- [Data]
********
#ifndef SSDHIP_NMS_WAVES512
#define SSDHIP_NMS_WAVES512 6
#endif
template <int POL, int T, bool FULL>
__global__ __launch_bounds__(T, (T >= 512 ? SSDHIP_NMS_WAVES512 : 3)) void nms_kernel(DecodeParams p, const float4* __restrict__ boxes,
                                               const u64* __restrict__ cand, const int* __restrict__ cand_count,
                                               const int* __restrict__ work_order,
                                               u64* __restrict__ kept, int* __restrict__ kept_count, int redo_only) {
    constexpr int W = T / 64;
    constexpr int KC = KC_KEYS / T;
    constexpr int KP = 9;
    static_assert(KC % KP == 0, "KC must be a multiple of the trip size");
    constexpr int UA = T >= 512 ? (POL == POL_NUMPY64 ? 2 : 4) : 4, UB = T >= 512 ? 2 : 4;
    constexpr bool PREFETCH = T < 512;
    const int total_work = p.B * p.G;
    const int per_xcd = (total_work + 7) >> 3;
    int work = (blockIdx.x & 7) * per_xcd + (blockIdx.x >> 3);
    if ((int)(blockIdx.x >> 3) >= per_xcd || work >= total_work) return;
    if (work_order) work = work_order[work];
    if (redo_only && kept_count[work] != -1) return;
    const int b = work / p.G;

    __shared__ __attribute__((aligned(16))) u64 keybuf[MAX_CHUNK + 8];
    __shared__ __attribute__((aligned(16))) u64 keybuf2[MAX_CHUNK + 8];
    __shared__ int fill2;
    constexpr size_t SCRATCH = sizeof(FBox) * MAX_CHUNK > NMS_NBINS * sizeof(u32) ? sizeof(FBox) * MAX_CHUNK : NMS_NBINS * sizeof(u32);
    __shared__ __attribute__((aligned(16))) unsigned char scratch[SCRATCH];
    __shared__ __attribute__((aligned(16))) float4 cf4[POL == POL_NUMPY64 ? MAX_CHUNK : 1];
    __shared__ FBox kb[KEPT_LDS + 8 * W + 8];
    __shared__ __attribute__((aligned(16))) float4 kf4[POL == POL_NUMPY64 ? KEPT_LDS : 1];
    __shared__ u64 maskrow[64];
    __shared__ u64 supp_a[W];
    __shared__ int red[264];
    __shared__ int fill;
    u32* hist = reinterpret_cast<u32*>(scratch);
    FBox* cb = reinterpret_cast<FBox*>(scratch);
    u64* sorted = keybuf;

    const int tid = threadIdx.x, lane = tid & 63, wave = tid >> 6;
    const int n = cand_count[work];
    const u64* keys = cand + (size_t)work * p.N;
    u64* kept_out = kept + (size_t)work * p.cap_store;
    const float4* img_boxes = boxes + (size_t)b * p.N;
// ... 101 lines not shown
                    else if (m2 > 0 && bin >= bin_cut2) keybuf2[atomicAdd(&fill2, 1)] = key;
                }
            }
        } else {
            for (int i0 = tid; i0 < n; i0 += 8 * T) {
                u64 k8[8];
#pragma unroll
                for (int u = 0; u < 8; ++u) { const int i = i0 + u * T; k8[u] = i < n ? keys[i] : ~0ull; }
#pragma unroll
                for (int u = 0; u < 8; ++u) {
                    const u64 key = k8[u];
                    if (!(key < upper)) continue;
                    const int bin = bin_of<NMS_BIN_SHIFT, NMS_NBINS>((u32)(key >> IDX_BITS), p.thr_key);
                    const bool take = by_bin ? (bin >= bin_cut) : (key >= cutoff);
                    if (take) keybuf[atomicAdd(&fill, 1)] = key;
                    else if (m2 > 0 && bin >= bin_cut2) keybuf2[atomicAdd(&fill2, 1)] = key;
                }
            }
        }
        pending2 = m2;
        __syncthreads();
        PROF_MARK(1)
        }
        {
            constexpr int PER = MAX_CHUNK / T;
            u64 v[PER];
#pragma unroll
            for (int r = 0; r < PER; ++r) v[r] = keybuf[tid * PER + r];
            block_bitonic_desc_regs<T, PER>(v, reinterpret_cast<u64*>(scratch));
#pragma unroll
            for (int r = 0; r < PER; ++r) keybuf[tid * PER + r] = v[r];
            __syncthreads();
        }
        PROF_MARK(2)
        upper = uni64(sorted[m - 1]);
        has_upper = true;
        consumed += m;
        for (int i = tid; i < m; i += T) {
            const u32 idx = IDX_MASK - (u32)(sorted[i] & IDX_MASK);
            const float4 f4 = img_boxes[idx];
            cb[i] = make_fbox<POL>(f4, idx, k);
            if (POL == POL_NUMPY64) cf4[i] = f4;
        }
        __syncthreads();
        PROF_MARK(3)

        for (int base = 0; base < m && K < cap_eff && !finished; base += 64) {
            const int nb = min(64, m - base);
            const bool valid = lane < nb;
            const FBox me = cb[base + (valid ? lane : 0)];
            float4 me4 = make_float4(0.f, 0.f, 0.f, 0.f);
            if (POL == POL_NUMPY64) me4 = cf4[base + (valid ? lane : 0)];
            bool supp = false;
            if (!k.no_nms) {
                const int Kl = min(K, KEPT_LDS);
// ... 132 lines not shown
            const bool keep_me = (alive >> lane) & 1ull;
            if (wave == 0 && keep_me) {
                const int pos = K + __popcll(alive & lanemask_lt());
                kept_out[pos] = sorted[base + dl];
                if (pos < KEPT_LDS) {
                    kb[pos] = cb[base + dl];
                    if (POL == POL_NUMPY64) kf4[pos] = cf4[base + dl];
                }
            }
            K += cnt;
            if (POL != POL_TF32 && !k.no_nms) {
                const float a_me = keep_me ? cb[base + dl].area : 0.f;
                if (__ballot(keep_me && a_me != a_me)) finished = true;
            }
            __syncthreads();
            PROF_MARK(6)
        }
    }
    PROF_FLUSH(0)
#ifdef SSDHIP_PROFILE
    if (tid == 0) { atomicAdd(&g_prof[12], 1ull); atomicAdd(&g_prof[13], (unsigned long long)consumed); atomicAdd(&g_prof[14], (unsigned long long)K); }
#endif
    if (tid == 0) kept_count[work] = K;
}

template <typename OutT>
__device__ __forceinline__ void write_row(OutT* out, int* out_idx, int row, int cls, u64 key, const float4* img_boxes,
                                          const DecodeParams& p) {
    const u32 idx = IDX_MASK - (u32)(key & IDX_MASK);
    const float s = key_float((u32)(key >> IDX_BITS));
    const float4 bx = img_boxes[idx];
    OutT* r = out + (size_t)row * 6;
    r[0] = (OutT)cls;
    r[1] = (OutT)s;
    if (p.iou_f32) {
        r[2] = (OutT)(bx.x * (float)p.img_w);
        r[3] = (OutT)(bx.y * (float)p.img_h);
        r[4] = (OutT)(bx.z * (float)p.img_w);
        r[5] = (OutT)(bx.w * (float)p.img_h);
    } else {
        r[2] = (OutT)((double)bx.x * p.img_w);
        r[3] = (OutT)((double)bx.y * p.img_h);
        r[4] = (OutT)((double)bx.z * p.img_w);
        r[5] = (OutT)((double)bx.w * p.img_h);
    }
    if (out_idx) out_idx[row] = (int)idx;
}

__device__ __forceinline__ int find_group(const int* offs, int G, int e) {
    int lo = 0, hi = G;
    while (hi - lo > 1) {
        const int mid = (lo + hi) >> 1;
        if (offs[mid] <= e) lo = mid; else hi = mid;
    }
    return lo;
}

constexpr int TOPK_THREADS = 1024;

template <typename OutT>
__global__ __launch_bounds__(TOPK_THREADS) void topk_kernel(DecodeParams p, const float4* __restrict__ boxes,
                                                            const u64* __restrict__ kept, const int* __restrict__ kept_count,
                                                            const unsigned short* __restrict__ cls_map,
                                                            OutT* __restrict__ out, int* __restrict__ out_count,
                                                            int* __restrict__ out_idx, int sort_cap) {
    constexpr int T5 = TOPK_THREADS;
    extern __shared__ __attribute__((aligned(16))) unsigned char smem_raw[];
    u64* buf = reinterpret_cast<u64*>(smem_raw);
    u32* hist = reinterpret_cast<u32*>(smem_raw);
    int* offs = reinterpret_cast<int*>(smem_raw + (size_t)sort_cap * sizeof(u64));
    __shared__ int red[260];
    __shared__ int fill;
    __shared__ int wave_tot[T5 / 64];
    __shared__ u32 tie_lo, tie_hi;

    const int b = blockIdx.x, tid = threadIdx.x, lane = tid & 63, wave = tid >> 6;
    const int G = p.G;
    const float4* img_boxes = boxes + (size_t)b * p.N;
    const u64* img_kept = kept + (size_t)b * G * p.cap_store;
    OutT* img_out = out + (size_t)b * p.out_rows * 6;
    int* img_idx = out_idx ? out_idx + (size_t)b * p.out_rows : nullptr;
    const unsigned short* img_cls = p.class_agnostic ? cls_map + (size_t)b * p.N : nullptr;

    {
        int run = 0;
        for (int g0 = 0; g0 < G; g0 += T5) {
            const int g = g0 + tid;
            const int c = g < G ? kept_count[b * G + g] : 0;
            int inc = c;
            for (int off = 1; off < 64; off <<= 1) { const int o = __shfl_up(inc, off); if (lane >= off) inc += o; }
            if (lane == 63) wave_tot[wave] = inc;
            __syncthreads();
            int before = run;
            for (int w = 0; w < wave; ++w) before += wave_tot[w];
            if (g < G) offs[g] = before + inc - c;
            for (int w = 0; w < T5 / 64; ++w) run += wave_tot[w];
            __syncthreads();
        }
        if (tid == 0) offs[G] = run;
    }
    PROF_DECL
    __syncthreads();
    PROF_MARK(0)
    const int T = offs[G];
    int rows = p.top_k > 0 ? min(T, p.top_k) : T;
    rows = min(rows, p.out_rows);

    auto comp_of = [&](int g, int r) -> u64 {
        const u64 key = img_kept[(size_t)g * p.cap_store + r];
        const u32 pos = (u32)g * (u32)p.cap_store + (u32)r;
        return ((key >> IDX_BITS) << 32) | (u64)(0xffffffffu - pos);
// ... 177 lines not shown
                u64 cm2 = 0;
                bool sel = false;
                if (e < T) { cm2 = comp_at(e); sel = cm2 >= cutoff; }
                const u64 m = __ballot(sel);
                if (lane == 0) wave_tot[wave] = __popcll(m);
                __syncthreads();
                int off = base;
                for (int w = 0; w < wave; ++w) off += wave_tot[w];
                if (sel) emit(off + __popcll(m & lanemask_lt()), cm2);
                for (int w = 0; w < T5 / 64; ++w) base += wave_tot[w];
                __syncthreads();
            }
        }
    }
    PROF_MARK(4)
    for (int i = rows * 6 + tid; i < p.out_rows * 6; i += T5) img_out[i] = (OutT)0;
    if (img_idx) for (int i = rows + tid; i < p.out_rows; i += T5) img_idx[i] = -1;
    if (tid == 0) out_count[b] = rows;
    PROF_MARK(5)
    PROF_FLUSH(32)
}

struct DecodeWs {
    size_t boxes, cand_count, kept_count, cls, cand, kept, total;
};

static inline size_t align_up(size_t v, size_t a) { return (v + a - 1) / a * a; }

static int cap_store_for(int N, int top_k, int nms_cap) {
    int cap = N;
    if (nms_cap > 0) cap = nms_cap < cap ? nms_cap : cap;
    if (top_k > 0) cap = top_k < cap ? top_k : cap;
    return cap < 1 ? 1 : cap;
}

static DecodeWs decode_ws_layout(int B, int N, int C, int top_k, int nms_cap, int class_agnostic) {
    const size_t G = class_agnostic ? 1 : (size_t)(C - 1);
    const size_t cap = (size_t)cap_store_for(N, top_k, nms_cap);
    DecodeWs w;
    size_t o = 0;
    w.boxes = o;      o = align_up(o + (size_t)B * N * sizeof(float4), 256);
    w.cand_count = o; o = align_up(o + (size_t)B * G * sizeof(int), 256);
    w.kept_count = o; o = align_up(o + (size_t)B * G * sizeof(int), 256);
    w.cls = o;        o = align_up(o + (class_agnostic ? (size_t)B * N * sizeof(unsigned short) : 0), 256);
    w.cand = o;       o = align_up(o + (size_t)B * G * N * sizeof(u64), 256);
    w.kept = o;       o = align_up(o + (size_t)B * G * cap * sizeof(u64), 256);
    w.total = o;
    return w;
}

}

using namespace ssdhip;

extern "C" size_t ssdhip_decode_workspace_bytes(int B, int N, int C, int top_k, int nms_cap, int class_agnostic, int in_dtype) {
    if (B <= 0 || N <= 0 || C < 2 || (in_dtype != SSDHIP_F32 && in_dtype != SSDHIP_F64)) return 0;
    if (in_dtype == SSDHIP_F64) return decode64_workspace_bytes(B, N, C, top_k, nms_cap, class_agnostic);
    return decode_ws_layout(B, N, C, top_k, nms_cap, class_agnostic).total;
}

struct HeadSource {
    const HeadParams* hp;
    const float* anchors_var;
    int tiles;
};

static int decode_run(const HeadSource* heads, int stages, const void* y_pred, int in_dtype, int B, int N, int C,
                      double conf_thresh, double iou_thresh, int top_k, int nms_cap,
                      int class_agnostic, int semantics,
                      int coords, int normalize_coords, double img_height, double img_width,
                      int border_pixels,
                      void* out, int out_dtype, int out_rows, int* out_count, int* out_anchor_idx,
                      void* ws, size_t ws_bytes, void* stream_) {
    hipStream_t stream = static_cast<hipStream_t>(stream_);
    if ((!y_pred && !heads) || !out || !out_count || B <= 0 || N <= 0 || C < 2 || out_rows <= 0) return SSDHIP_E_BADARG;
    if (in_dtype != SSDHIP_F32 && in_dtype != SSDHIP_F64) return SSDHIP_E_BADARG;
    if (out_dtype != SSDHIP_F32 && out_dtype != SSDHIP_F64) return SSDHIP_E_BADARG;
    if (N > (1 << IDX_BITS) || C > 1025) return SSDHIP_E_BADARG;
    if (coords < 0 || coords > 2 || border_pixels < 0 || border_pixels > 2) return SSDHIP_E_BADARG;
    if (semantics < 0 || semantics > 2) return SSDHIP_E_BADARG;
    if (in_dtype == SSDHIP_F64) {
// ... 27 lines not shown
        cv.f = te;
        const unsigned key = (cv.u & 0x80000000u) ? ~cv.u : (cv.u | 0x80000000u);
        p.thr_key = key;
    }
    p.iou_thresh = iou_thresh;
    p.img_w = normalize_coords ? img_width : 1.0;
    p.img_h = normalize_coords ? img_height : 1.0;
    p.fast_ok = (iou_thresh > 0.0 && iou_thresh < 1e300) ? 1 : 0;
    if (semantics == SSDHIP_SEM_KERAS) p.fast_ok = ((float)iou_thresh >= 1e-30f && (float)iou_thresh < 1e30f) ? 1 : 0;
    p.px_f32 = (semantics == SSDHIP_SEM_KERAS) ? 1 : 0;
    p.no_nms = (iou_thresh == (double)INFINITY) ? 1 : 0;
    p.filter_kE = (iou_thresh > 0.0 && iou_thresh <= 16.0) ? (float)((16.0 + 40.0 * iou_thresh) * 0x1p-24 * 1.001) : INFINITY;
    if (p.px_f32 && ((double)(float)p.img_w != p.img_w || (double)(float)p.img_h != p.img_h)) return SSDHIP_E_BADARG;
    p.top_k = top_k; p.cap = nms_cap; p.cap_store = cap_store_for(N, top_k, nms_cap);
    p.out_rows = out_rows; p.sorted = sorted;

    unsigned char* base = static_cast<unsigned char*>(ws);
    float4* boxes = reinterpret_cast<float4*>(base + lay.boxes);
    int* cand_count = reinterpret_cast<int*>(base + lay.cand_count);
    int* kept_count = reinterpret_cast<int*>(base + lay.kept_count);
    unsigned short* cls_map = reinterpret_cast<unsigned short*>(base + lay.cls);
    u64* cand = reinterpret_cast<u64*>(base + lay.cand);
    u64* kept = reinterpret_cast<u64*>(base + lay.kept);

    if (stages & 1) {
    if (zero_async(cand_count, (size_t)B * p.G * sizeof(int), stream) != hipSuccess) return SSDHIP_E_LAUNCH;

    int TA = 256;
    while (TA > 64 && (size_t)TA * p.L * sizeof(float) > 24 * 1024) TA >>= 1;
    size_t k3_lds = align_up(((size_t)TA * p.L + 4) * sizeof(float), 16) + (size_t)(TA / 64) * p.G * sizeof(int);
    k3_lds = k3_lds > align_up((size_t)TA * p.L * sizeof(float), 1024) ? k3_lds : align_up((size_t)TA * p.L * sizeof(float), 1024);
    { const char* e = getenv("SSDHIP_SCAN_DMA"); p.no_dma = (e && e[0] == '0') ? 1 : 0; }
    if (k3_lds > 160 * 1024) return SSDHIP_E_BADARG;
    if (heads) {
        const int HT = heads->hp->TA;
        const size_t lds = (head_tile_lds(HT, C) + 15) / 16 * 16 + (size_t)((HT + 63) / 64) * p.G * sizeof(int);
        if (lds > 160 * 1024) return SSDHIP_E_BADARG;
        const char* rows_env = getenv("SSDHIP_SCAN_ROWS");
        const bool rows_lds = rows_env && rows_env[0] == 'l' && rows_env[1] == 'd' && rows_env[2] == 's' && !rows_env[3];
        if (!rows_lds && C == 21 && HT == 256 && heads->hp->C == C && head_rows_all_dma(*heads->hp, B, HT, heads->anchors_var)) {
            const size_t rlds = (head_stage_bytes(HT, C) + 15) / 16 * 16 + (size_t)(HT / 64) * p.G * sizeof(int);
            hipLaunchKernelGGL(scan_heads_rows_kernel<21>, dim3(heads->tiles, B), dim3(HT), rlds, stream, *heads->hp, heads->anchors_var,
                               p, boxes, cand, cand_count, cls_map);
        } else
        hipLaunchKernelGGL(scan_heads_kernel, dim3(heads->tiles, B), dim3(HT < 64 ? 64 : HT), lds, stream, *heads->hp,
                           heads->anchors_var, p, boxes, cand, cand_count, cls_map);
    } else if (p.L > 64 && !p.class_agnostic) {
        dim3 g3((N + SW_WAVES * 64 - 1) / (SW_WAVES * 64), B);
        hipLaunchKernelGGL(scan_wide_kernel, g3, dim3(SW_WAVES * 64), 0, stream, static_cast<const float*>(y_pred), p, boxes, cand, cand_count);
    } else {
        dim3 g3((N + TA - 1) / TA, B);
        hipLaunchKernelGGL(scan_kernel, g3, dim3(TA), k3_lds, stream, static_cast<const float*>(y_pred), p, boxes, cand,
                           cand_count, cls_map);
    }
    if (hipGetLastError() != hipSuccess) return SSDHIP_E_LAUNCH;
    }

    if (stages & 2) {
    const int work = B * p.G;
    const int g4 = ((work + 7) / 8) * 8;
    const int* order = nullptr;
    static const int nms_env = []() { const char* e = getenv("SSDHIP_NMS_T"); return e ? atoi(e) : 0; }();
    const int nms_t = nms_env ? nms_env : (semantics == SSDHIP_SEM_KERAS ? 512 : 256);
#define SSDHIP_LAUNCH_NMS(POL)                                                                                                            \
    do {                                                                                                                                  \
        if (nms_t >= 512) {                                                                                                               \
            hipLaunchKernelGGL((nms_kernel<POL, 512, false>), dim3(g4), dim3(512), 0, stream, p, boxes, cand, cand_count, order, kept, kept_count, 0); \
            hipLaunchKernelGGL((nms_kernel<POL, 512, true>), dim3(g4), dim3(512), 0, stream, p, boxes, cand, cand_count, order, kept, kept_count, 1); \
        } else {                                                                                                                          \
            hipLaunchKernelGGL((nms_kernel<POL, 256, true>), dim3(g4), dim3(256), 0, stream, p, boxes, cand, cand_count, order, kept, kept_count, 0); \
        }                                                                                                                                 \
    } while (0)
    if (semantics == SSDHIP_SEM_KERAS) SSDHIP_LAUNCH_NMS(POL_TF32);
    else if (p.iou_f32) SSDHIP_LAUNCH_NMS(POL_NUMPY32);
    else SSDHIP_LAUNCH_NMS(POL_NUMPY64);
#undef SSDHIP_LAUNCH_NMS
    if (hipGetLastError() != hipSuccess) return SSDHIP_E_LAUNCH;
    }

    if (stages & 4) {
    size_t sort_cap = 4096;
    while (sort_cap < (size_t)p.G * (size_t)p.cap_store && sort_cap < 16384) sort_cap <<= 1;
    const size_t k5_lds = sort_cap * sizeof(u64) + align_up((size_t)(p.G + 1) * sizeof(int), 16);
    const void* fn = out_dtype == SSDHIP_F32 ? reinterpret_cast<const void*>(topk_kernel<float>) : reinterpret_cast<const void*>(topk_kernel<double>);
    if (k5_lds > 48 * 1024 && hipFuncSetAttribute(fn, hipFuncAttributeMaxDynamicSharedMemorySize, (int)k5_lds) != hipSuccess) return SSDHIP_E_LAUNCH;
    if (out_dtype == SSDHIP_F32)
        hipLaunchKernelGGL(topk_kernel<float>, dim3(B), dim3(TOPK_THREADS), k5_lds, stream, p, boxes, kept, kept_count, cls_map,
                           static_cast<float*>(out), out_count, out_anchor_idx, (int)sort_cap);
    else
        hipLaunchKernelGGL(topk_kernel<double>, dim3(B), dim3(TOPK_THREADS), k5_lds, stream, p, boxes, kept, kept_count, cls_map,
                           static_cast<double*>(out), out_count, out_anchor_idx, (int)sort_cap);
    if (hipGetLastError() != hipSuccess) return SSDHIP_E_LAUNCH;
    }
    return SSDHIP_OK;
}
********
- [The problem] Within the material above, transcribe exactly the lines that run from the line holding "u64* cand = reinterpret_cast<u64*>(base" through the line holding "while (TA >".

- [Reply to the task]
    u64* cand = reinterpret_cast<u64*>(base + lay.cand);
    u64* kept = reinterpret_cast<u64*>(base + lay.kept);

    if (stages & 1) {
    if (zero_async(cand_count, (size_t)B * p.G * sizeof(int), stream) != hipSuccess) return SSDHIP_E_LAUNCH;

    int TA = 256;
    while (TA > 64 && (size_t)TA * p.L * sizeof(float) > 24 * 1024) TA >>= 1;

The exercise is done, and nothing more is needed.